Publié le 09 octobre 2008 par Menear
Sans mauvais jeu de mots (ou peut-être un peu).
Coup de tête troisième jet était raté pour beaucoup de raisons, parmi elles une seule plus importante que les autres : la linéarité du récit. C'était une des bases de l'idée de départ. Il fallait suivre le parcours de C.D. sans jamais le lâcher. L'ellipse était inconcevable. Il fallait rester dans sa tête, dans son corps, dans ses pas. Je ne le crois plus désormais. Au contraire.
Parce que comprendre le mécanisme de la douleur est une chose, le retranscrire et le diffuser au sein du texte en est une autre. Parce que la douleur liée à l'amputation revient par vague, parce qu'elle retient le membre mort comme un lambeau absent-présent, il était important de dépasser le simple stade de la description passive (c'est d'autant plus indispensable pour un récit au présent). Il faut donc être en phase avec la mentalité, la personnalité et la douleur du narrateur. Douleur par vague implique donc une narration saccadée, diffractée, hachée. Tout l'enjeu de cette énième réécriture concerne la déconstruction de la linéarité, erreur accessoire liée aux deux ans de tâtonnements du manuscrit.

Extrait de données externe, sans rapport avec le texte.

# edouardlp/Mask-RCNN-CoreML

Hardware: AMD Instinct MI355X
Metric: images/sec (1024x1024, COCO-80) (higher is better)
Workload: dtype f32x3

## Files before the change

### mask-rcnn-coreml_amd/csrc/kernels_conv_chain.hip

```cpp
#include "conv_device.h"

namespace mrcnn {

struct ChainArgs { ConvArgs p, q; const void *p_stream, *q_stream; };

__device__ __forceinline__ float4 chain_scale_shift(float4 x, const float4 sc, const float4 sh)
{
    x.x = x.x * sc.x + sh.x; x.y = x.y * sc.y + sh.y; x.z = x.z * sc.z + sh.z; x.w = x.w * sc.w + sh.w;
    return x;
}
__device__ __forceinline__ float4 chain_add(float4 x, const float4 r) { x.x += r.x; x.y += r.y; x.z += r.z; x.w += r.w; return x; }
__device__ __forceinline__ float4 chain_relu(float4 x) { x.x = fmaxf(x.x, 0.f); x.y = fmaxf(x.y, 0.f); x.z = fmaxf(x.z, 0.f); x.w = fmaxf(x.w, 0.f); return x; }
__device__ __forceinline__ bool chain_beyond_fp16(const float4 x) { return !(fabsf(x.x) < 65504.0f) || !(fabsf(x.y) < 65504.0f) || !(fabsf(x.z) < 65504.0f) || !(fabsf(x.w) < 65504.0f); }
__device__ __forceinline__ float4 chain_ld4(const float* p) { return *reinterpret_cast<const float4*>(p); }

struct ChainRows { bool ok[4]; long mrow[4]; int c4; };
__device__ __forceinline__ ChainRows chain_rows(int row0, int M, int lane)
{
    ChainRows rw;
    rw.c4 = (lane & 7) * 4;
#pragma unroll
    for (int ps = 0; ps < 4; ++ps) { const int m = row0 + 8 * ps + (lane >> 3); rw.ok[ps] = m < M; rw.mrow[ps] = m; }
    return rw;
}

struct ChainParts { f16x8 hi, lo, lo2; };
template <int PARTS>
__device__ __forceinline__ ChainParts chain_split(const uint4 u0, const uint4 u1)
{
    ChainParts p;
    if constexpr (PARTS == 3) split_hi_mid_lo(u0, u1, p.hi, p.lo, p.lo2);
    else { split_hi_lo(u0, u1, p.hi, p.lo); p.lo2 = p.lo; }
    return p;
}
template <int PARTS, bool AHEAD, int NG>
__device__ __forceinline__ void chain_split_row(ChainParts (&ap)[NG], const float* in, int row0, int M, int l31, int kk)
{
    const int m = row0 + l31;
    const bool m_ok = m < M;
    const float* const src = in + (long)(m_ok ? m : row0) * (NG * 16) + 8 * kk;
    uint4 u[NG][2];
    if constexpr (AHEAD)
        _Pragma("unroll") for (int g = 0; g < NG; ++g) { u[g][0] = *reinterpret_cast<const uint4*>(src + g * 16); u[g][1] = *reinterpret_cast<const uint4*>(src + g * 16 + 4); }
#pragma unroll
    for (int g = 0; g < NG; ++g) {
        if (!AHEAD || !m_ok) u[g][0] = u[g][1] = make_uint4(0u, 0u, 0u, 0u);
        if (!AHEAD && m_ok) { u[g][0] = *reinterpret_cast<const uint4*>(src + g * 16); u[g][1] = *reinterpret_cast<const uint4*>(src + g * 16 + 4); }
        ap[g] = chain_split<PARTS>(u[g][0], u[g][1]);
    }
}
template <int PARTS, int N, int NA = N, int OFF = 0>
__device__ __forceinline__ void chain_mfma_parts(f32x16 (&acc)[NA], const uint4 (&bv)[N], const ChainParts& pt)
{
    const f16x8 hi = pt.hi, lo = pt.lo, lo2 = pt.lo2;
    _Pragma("unroll") for (int j = 0; j < N; ++j) acc[OFF + j] = __builtin_amdgcn_mfma_f32_32x32x16_f16(__builtin_bit_cast(f16x8, bv[j]), hi, acc[OFF + j], 0, 0, 0);
    _Pragma("unroll") for (int j = 0; j < N; ++j) acc[OFF + j] = __builtin_amdgcn_mfma_f32_32x32x16_f16(__builtin_bit_cast(f16x8, bv[j]), lo, acc[OFF + j], 0, 0, 0);
    if constexpr (PARTS == 3)
        _Pragma("unroll") for (int j = 0; j < N; ++j) acc[OFF + j] = __builtin_amdgcn_mfma_f32_32x32x16_f16(__builtin_bit_cast(f16x8, bv[j]), lo2, acc[OFF + j], 0, 0, 0);
}
template <int N>
__device__ __forceinline__ void chain_zero(f32x16 (&acc)[N])
{
#pragma unroll
    for (int j = 0; j < N; ++j)
#pragma unroll
        for (int e = 0; e < 16; ++e) acc[j][e] = 0.0f;
}

struct ChainTile {
    float* s;
    int lane;
    __device__ __forceinline__ float4* at(int r, int c) const { return reinterpret_cast<float4*>(&s[r * 32 + ((c ^ (r & 7)) << 2)]); }
    __device__ __forceinline__ void put(const f32x16& acc) const
    {
#pragma unroll
        for (int q = 0; q < 4; ++q) *at(lane & 31, 2 * q + (lane >> 5)) = make_float4(acc[4 * q], acc[4 * q + 1], acc[4 * q + 2], acc[4 * q + 3]);
    }
    __device__ __forceinline__ float4 row_get(int ps) const { return *at(8 * ps + (lane >> 3), lane & 7); }
    __device__ __forceinline__ void row_put(int ps, const float4 v) const { *at(8 * ps + (lane >> 3), lane & 7) = v; }
    template <int PARTS>
    __device__ __forceinline__ ChainParts frag(int g) const
    {
        const int c = 4 * g + 2 * (lane >> 5);
        return chain_split<PARTS>(*reinterpret_cast<const uint4*>(at(lane & 31, c)), *reinterpret_cast<const uint4*>(at(lane & 31, c + 1)));
    }
};

__device__ __forceinline__ void chain_residual(float4 (&rv)[2][4], const float* res, const ChainRows& rw, int pitch, int nc)
{
#pragma unroll
    for (int j = 0; j < 2; ++j)
#pragma unroll
        for (int ps = 0; ps < 4; ++ps) {
            rv[j][ps] = make_float4(0.f, 0.f, 0.f, 0.f);
            if (res && rw.ok[ps]) rv[j][ps] = chain_ld4(res + rw.mrow[ps] * pitch + nc + j * 32 + rw.c4);
        }
}
__device__ __forceinline__ void chain_piece_p(const ChainTile& tl, const f32x16& acc, const float* scale, const float* shift, const float4 (&r)[4], bool has_res, bool relu,
                                              const ChainRows& rw, float* out, int pitch, int n, bool& out_of_range)
{
    tl.put(acc);
    __builtin_amdgcn_wave_barrier();
    const float4 sc = chain_ld4(scale + n), sh = chain_ld4(shift + n);
    float4 xs[4];
#pragma unroll
    for (int ps = 0; ps < 4; ++ps) xs[ps] = tl.row_get(ps);
#pragma unroll
    for (int ps = 0; ps < 4; ++ps) {
        float4 x = chain_scale_shift(xs[ps], sc, sh);
        if (has_res) x = chain_add(x, r[ps]);
        if (relu) x = chain_relu(x);
        if (rw.ok[ps]) {
            out_of_range = out_of_range || chain_beyond_fp16(x);
            *reinterpret_cast<float4*>(out + rw.mrow[ps] * pitch + n) = x;
        }
        xs[ps] = x;
    }
    __builtin_amdgcn_wave_barrier();
#pragma unroll
    for (int ps = 0; ps < 4; ++ps) tl.row_put(ps, xs[ps]);
    __builtin_amdgcn_wave_barrier();
}
template <int TNQ>
__device__ __forceinline__ void chain_epilogue_q(const ChainTile& tl, const f32x16 (&acc)[TNQ], const float* scale, const float* shift, bool relu,
                                                 const ChainRows& rw, float* out, bool& out_of_range)
{
#pragma unroll
    for (int jq = 0; jq < TNQ; ++jq) {
        const int n = jq * 32 + rw.c4;
        tl.put(acc[jq]);
        __builtin_amdgcn_wave_barrier();
        const float4 sc = chain_ld4(scale + n), sh = chain_ld4(shift + n);
#pragma unroll
        for (int ps = 0; ps < 4; ++ps) {
            float4 x = chain_scale_shift(tl.row_get(ps), sc, sh);
            if (relu) x = chain_relu(x);
            if (rw.ok[ps]) {
                out_of_range = out_of_range || chain_beyond_fp16(x);
                *reinterpret_cast<float4*>(out + rw.mrow[ps] * (TNQ * 32) + n) = x;
            }
        }
        __builtin_amdgcn_wave_barrier();
    }
}

template <int C, int PARTS, bool SC>
__global__ __launch_bounds__(C == 64 ? 512 : 256, C == 64 ? 1 : 2) void k_conv_chain(const ChainArgs ca)
{
    static_assert(C == 64 || C == 128, "C = 64: filters resident in LDS; C = 128: filters from L2");
    constexpr bool WLDS = C == 64;
    constexpr int NW = WLDS ? 8 : 4, C4 = 4 * C, KT = C / 32, TNP = 2, TNQ = C / 32;
    constexpr int A_BYTES = WLDS ? 0 : KT * 32 * 128;
    constexpr int W_BYTES = WLDS ? C4 * C * 2 : 0;
    constexpr int WF_BYTES = W_BYTES * (SC ? 3 : 2);
    __shared__ __attribute__((aligned(16))) unsigned char smem[WF_BYTES + NW * (A_BYTES + 32 * 32 * 4)];
    const ConvArgs& a = ca.p;
    const ConvArgs& aq = ca.q;
    const int t = threadIdx.x;
    const int wave = t >> 6, lane = t & 63;
    const int l31 = lane & 31, kk = lane >> 5;
    unsigned char* const As = smem + WF_BYTES + wave * A_BYTES;
    const ChainTile tl{reinterpret_cast<float*>(smem + WF_BYTES + NW * A_BYTES) + wave * (32 * 32), lane};
    const float* const in = static_cast<const float*>(a.in);
    const _Float16* const w3 = static_cast<const _Float16*>(a.wgt);
    const _Float16* const w1 = static_cast<const _Float16*>(aq.wgt);
    const float* const res = static_cast<const float*>(a.res);
    float* const out = static_cast<float*>(a.out);
    const _Float16* const wsc = static_cast<const _Float16*>(a.sc_wgt);
    const int swzb = (l31 >> 2) & 3;
    if constexpr (WLDS) {
        auto stage_filter = [&](unsigned char* dst, const _Float16* src, int rows, int K) {
            const int cpr = K / 8;
            for (int idx = t; idx < rows * cpr; idx += NW * 64) {
                const int r = idx / cpr, ch = idx - r * cpr;
                *reinterpret_cast<uint4*>(dst + ((ch >> 2) * rows + r) * 64 + (((ch & 3) ^ ((r >> 2) & 3)) << 4)) = *reinterpret_cast<const uint4*>(src + (long)r * K + ch * 8);
            }
        };
        stage_filter(smem, w3, C4, C);
        stage_filter(smem + W_BYTES, w1, C, C4);
        if constexpr (SC) stage_filter(smem + 2 * W_BYTES, wsc, C4, C);
        __syncthreads();
    }
    bool out_of_range = false, out_of_range_q = false;
    for (int row0 = (blockIdx.x * NW + wave) * 32; row0 < a.M; row0 += gridDim.x * NW * 32) {
    ChainParts ap[WLDS ? 2 * KT : 1];
    if constexpr (WLDS) {
        chain_split_row<PARTS, false>(ap, in, row0, a.M, l31, kk);
    } else {
#pragma unroll
        for (int it = 0; it < C / 8; ++it) {
            const int idx = it * 64 + lane;
            const int r = idx / (C / 4), ch = idx - r * (C / 4);
            const int m = row0 + r;
            uint4 v = make_uint4(0u, 0u, 0u, 0u);
            if (m < a.M) v = *reinterpret_cast<const uint4*>(in + (long)m * C + ch * 4);
            *reinterpret_cast<uint4*>(As + (ch >> 3) * 4096 + r * 128 + (((ch & 7) ^ ((r >> 1) & 7)) << 4)) = v;
        }
        __builtin_amdgcn_wave_barrier();
    }

    const int swz = (l31 >> 1) & 7;
    const unsigned char* const la = As + l31 * 128;
    const int ca0 = ((0 + 2 * kk) ^ swz) << 4, ca1 = ((1 + 2 * kk) ^ swz) << 4, ca2 = ((4 + 2 * kk) ^ swz) << 4, ca3 = ((5 + 2 * kk) ^ swz) << 4;
    const ChainRows rw = chain_rows(row0, a.M, lane);
    const bool relu = a.act == ACT_RELU;

    const float* sc_row = nullptr;
    bool sc_ok = false;
    if constexpr (SC) {
        const int m = row0 + l31;
        sc_ok = m < a.M;
        const int ohw = a.OH * a.OW;
        const int mm = sc_ok ? m : 0;
        const int b = mm / ohw, rem = mm - b * ohw;
        const int oh = rem / a.OW, ow = rem - oh * a.OW;
        sc_row = static_cast<const float*>(a.sc_in) + (long)b * a.sc_in_sB + (long)(oh * a.sc_stride) * a.sc_in_sH + (long)(ow * a.sc_stride) * a.sc_in_sW + 8 * kk;
    }
    uint4 xr[SC && WLDS ? C / 4 : 1];
    if constexpr (SC && WLDS) {
#pragma unroll
        for (int i = 0; i < C / 4; ++i) {
            xr[i] = make_uint4(0u, 0u, 0u, 0u);
            if (sc_ok) xr[i] = *reinterpret_cast<const uint4*>(sc_row + (i >> 1) * 16 + (i & 1) * 4);
        }
    }

    f32x16 accQ[TNQ];
    chain_zero(accQ);
    for (int nc = 0; nc < C4; nc += TNP * 32) {
        float4 rv[TNP][4];
        if constexpr (!SC) chain_residual(rv, res, rw, C4, nc);
        f32x16 accP[TNP], accS[TNP];
        chain_zero(accP);
        chain_zero(accS);
#pragma unroll
        for (int kt = 0; kt < KT; ++kt) {
#pragma unroll
            for (int g = 0; g < 2; ++g) {
                uint4 bv[TNP];
                if constexpr (WLDS) {
#pragma unroll
                    for (int j = 0; j < TNP; ++j) bv[j] = *reinterpret_cast<const uint4*>(smem + (kt * C4 + nc + j * 32 + l31) * 64 + (((2 * g + kk) ^ swzb) << 4));
                    chain_mfma_parts<PARTS, TNP>(accP, bv, ap[2 * kt + g]);
                } else {
                    const uint4 u0 = *reinterpret_cast<const uint4*>(la + kt * 4096 + (g ? ca2 : ca0));
                    const uint4 u1 = *reinterpret_cast<const uint4*>(la + kt * 4096 + (g ? ca3 : ca1));
#pragma unroll
                    for (int j = 0; j < TNP; ++j) bv[j] = *reinterpret_cast<const uint4*>(w3 + (long)(nc + j * 32 + l31) * C + kt * 32 + g * 16 + 8 * kk);
                    chain_mfma_parts<PARTS, TNP>(accP, bv, chain_split<PARTS>(u0, u1));
                }
            }
        }
        if constexpr (SC) {
            for (int g = 0; g < (WLDS ? C / 16 : a.sc_Cin / 16); ++g) {
                uint4 u0 = make_uint4(0u, 0u, 0u, 0u), u1 = u0;
                if constexpr (WLDS) { u0 = xr[2 * g]; u1 = xr[2 * g + 1]; }
                else if (sc_ok) { u0 = *reinterpret_cast<const uint4*>(sc_row + g * 16); u1 = *reinterpret_cast<const uint4*>(sc_row + g * 16 + 4); }
                uint4 bv[TNP];
#pragma unroll
                for (int j = 0; j < TNP; ++j) {
                    if constexpr (WLDS) bv[j] = *reinterpret_cast<const uint4*>(smem + 2 * W_BYTES + ((g >> 1) * C4 + nc + j * 32 + l31) * 64 + (((2 * (g & 1) + kk) ^ swzb) << 4));
                    else bv[j] = *reinterpret_cast<const uint4*>(wsc + (long)(nc + j * 32 + l31) * a.sc_Cin + g * 16 + 8 * kk);
                }
                chain_mfma_parts<PARTS, TNP>(accS, bv, chain_split<PARTS>(u0, u1));
            }
        }
#pragma unroll
        for (int j = 0; j < TNP; ++j) {
            const int n = nc + j * 32 + rw.c4;
            if constexpr (SC) {
                tl.put(accS[j]);
                __builtin_amdgcn_wave_barrier();
                const float4 sc2 = chain_ld4(a.sc_scale + n), sh2 = chain_ld4(a.sc_shift + n);
#pragma unroll
                for (int ps = 0; ps < 4; ++ps) {
                    rv[j][ps] = chain_scale_shift(tl.row_get(ps), sc2, sh2);
                    out_of_range = out_of_range || chain_beyond_fp16(rv[j][ps]);
                }
                __builtin_amdgcn_wave_barrier();
            }
            tl.put(accP[j]);
            __builtin_amdgcn_wave_barrier();
            const float4 sc = chain_ld4(a.scale + n), sh = chain_ld4(a.shift + n);
            float4 xs[4];
#pragma unroll
            for (int ps = 0; ps < 4; ++ps) {
                float4 x = chain_scale_shift(tl.row_get(ps), sc, sh);
                if (SC || res) x = chain_add(x, rv[j][ps]);
                if (relu) x = chain_relu(x);
                if (rw.ok[ps]) {
                    out_of_range = out_of_range || chain_beyond_fp16(x);
                    *reinterpret_cast<float4*>(out + rw.mrow[ps] * C4 + n) = x;
                }
                xs[ps] = x;
            }
            __builtin_amdgcn_wave_barrier();
#pragma unroll
            for (int ps = 0; ps < 4; ++ps) tl.row_put(ps, xs[ps]);
            __builtin_amdgcn_wave_barrier();
#pragma unroll
            for (int g = 0; g < 2; ++g) {
                uint4 bq[TNQ];
#pragma unroll
                for (int jq = 0; jq < TNQ; ++jq) {
                    if constexpr (WLDS) bq[jq] = *reinterpret_cast<const uint4*>(smem + W_BYTES + ((nc / 32 + j) * C + jq * 32 + l31) * 64 + (((2 * g + kk) ^ swzb) << 4));
                    else bq[jq] = *reinterpret_cast<const uint4*>(w1 + (long)(jq * 32 + l31) * C4 + nc + j * 32 + g * 16 + 8 * kk);
                }
                chain_mfma_parts<PARTS, TNQ>(accQ, bq, tl.template frag<PARTS>(g));
            }
            __builtin_amdgcn_wave_barrier();
        }
    }
    chain_epilogue_q(tl, accQ, aq.scale, aq.shift, aq.act == ACT_RELU, rw, static_cast<float*>(aq.out), out_of_range_q);
    }
    if (a.range_flag && out_of_range) atomicOr(a.range_flag, 1);
    if (aq.range_flag && out_of_range_q) atomicOr(aq.range_flag, 1);
}
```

L'objectif est également de raccourcir des versions successives qui n'ont cessé de croître et de s'étendre de manière inconsidérée. Or je ne veux pas d'un roman fleuve. Importance, donc, de couper parfois des jours entiers (une semaine est passée à la trappe, temps « volé » par le plan tête & jambes élaboré au printemps), souvent des instants, moments ou heures transitionnels. Vital enfin de fragmenter toute une marche vide, paradoxalement très dense dans la première version. Idem pour la deuxième partie (Gare), qui depuis le troisième jet tombait sous une dureté irrespirable. Éradiquer les temps-où-on-meuble, ne conserver que la douleur brute, l'essence même du récit.
Ces ellipses récurrentes, glissées au sein du texte, me permettent aussi de jouer avec la typographie. Ceux qui se sont déjà aventurés dans les divers extraits publiés ces dernières semaines l'auront sans doute remarqué : le texte est sans arrêt ciselé par des barres verticales ( | ), fonction graphique un peu simpliste pour couper sec (d'où le titre du jour) l'agencement des phrases. Parce qu'après tout il est d'abord question de coller au plus proche des pensées du narrateur et que ces coupes claires ne cessent de se diffuser dans son sang. Moyen également de presser des sensations toujours au bord de la rupture, de précipiter des évènements ou secondes sur lequel il n'a que peu de prise. Manière enfin de coller pour de bon à la nervosité du personnage que je n'arrivais jusque là jamais à saisir véritablement.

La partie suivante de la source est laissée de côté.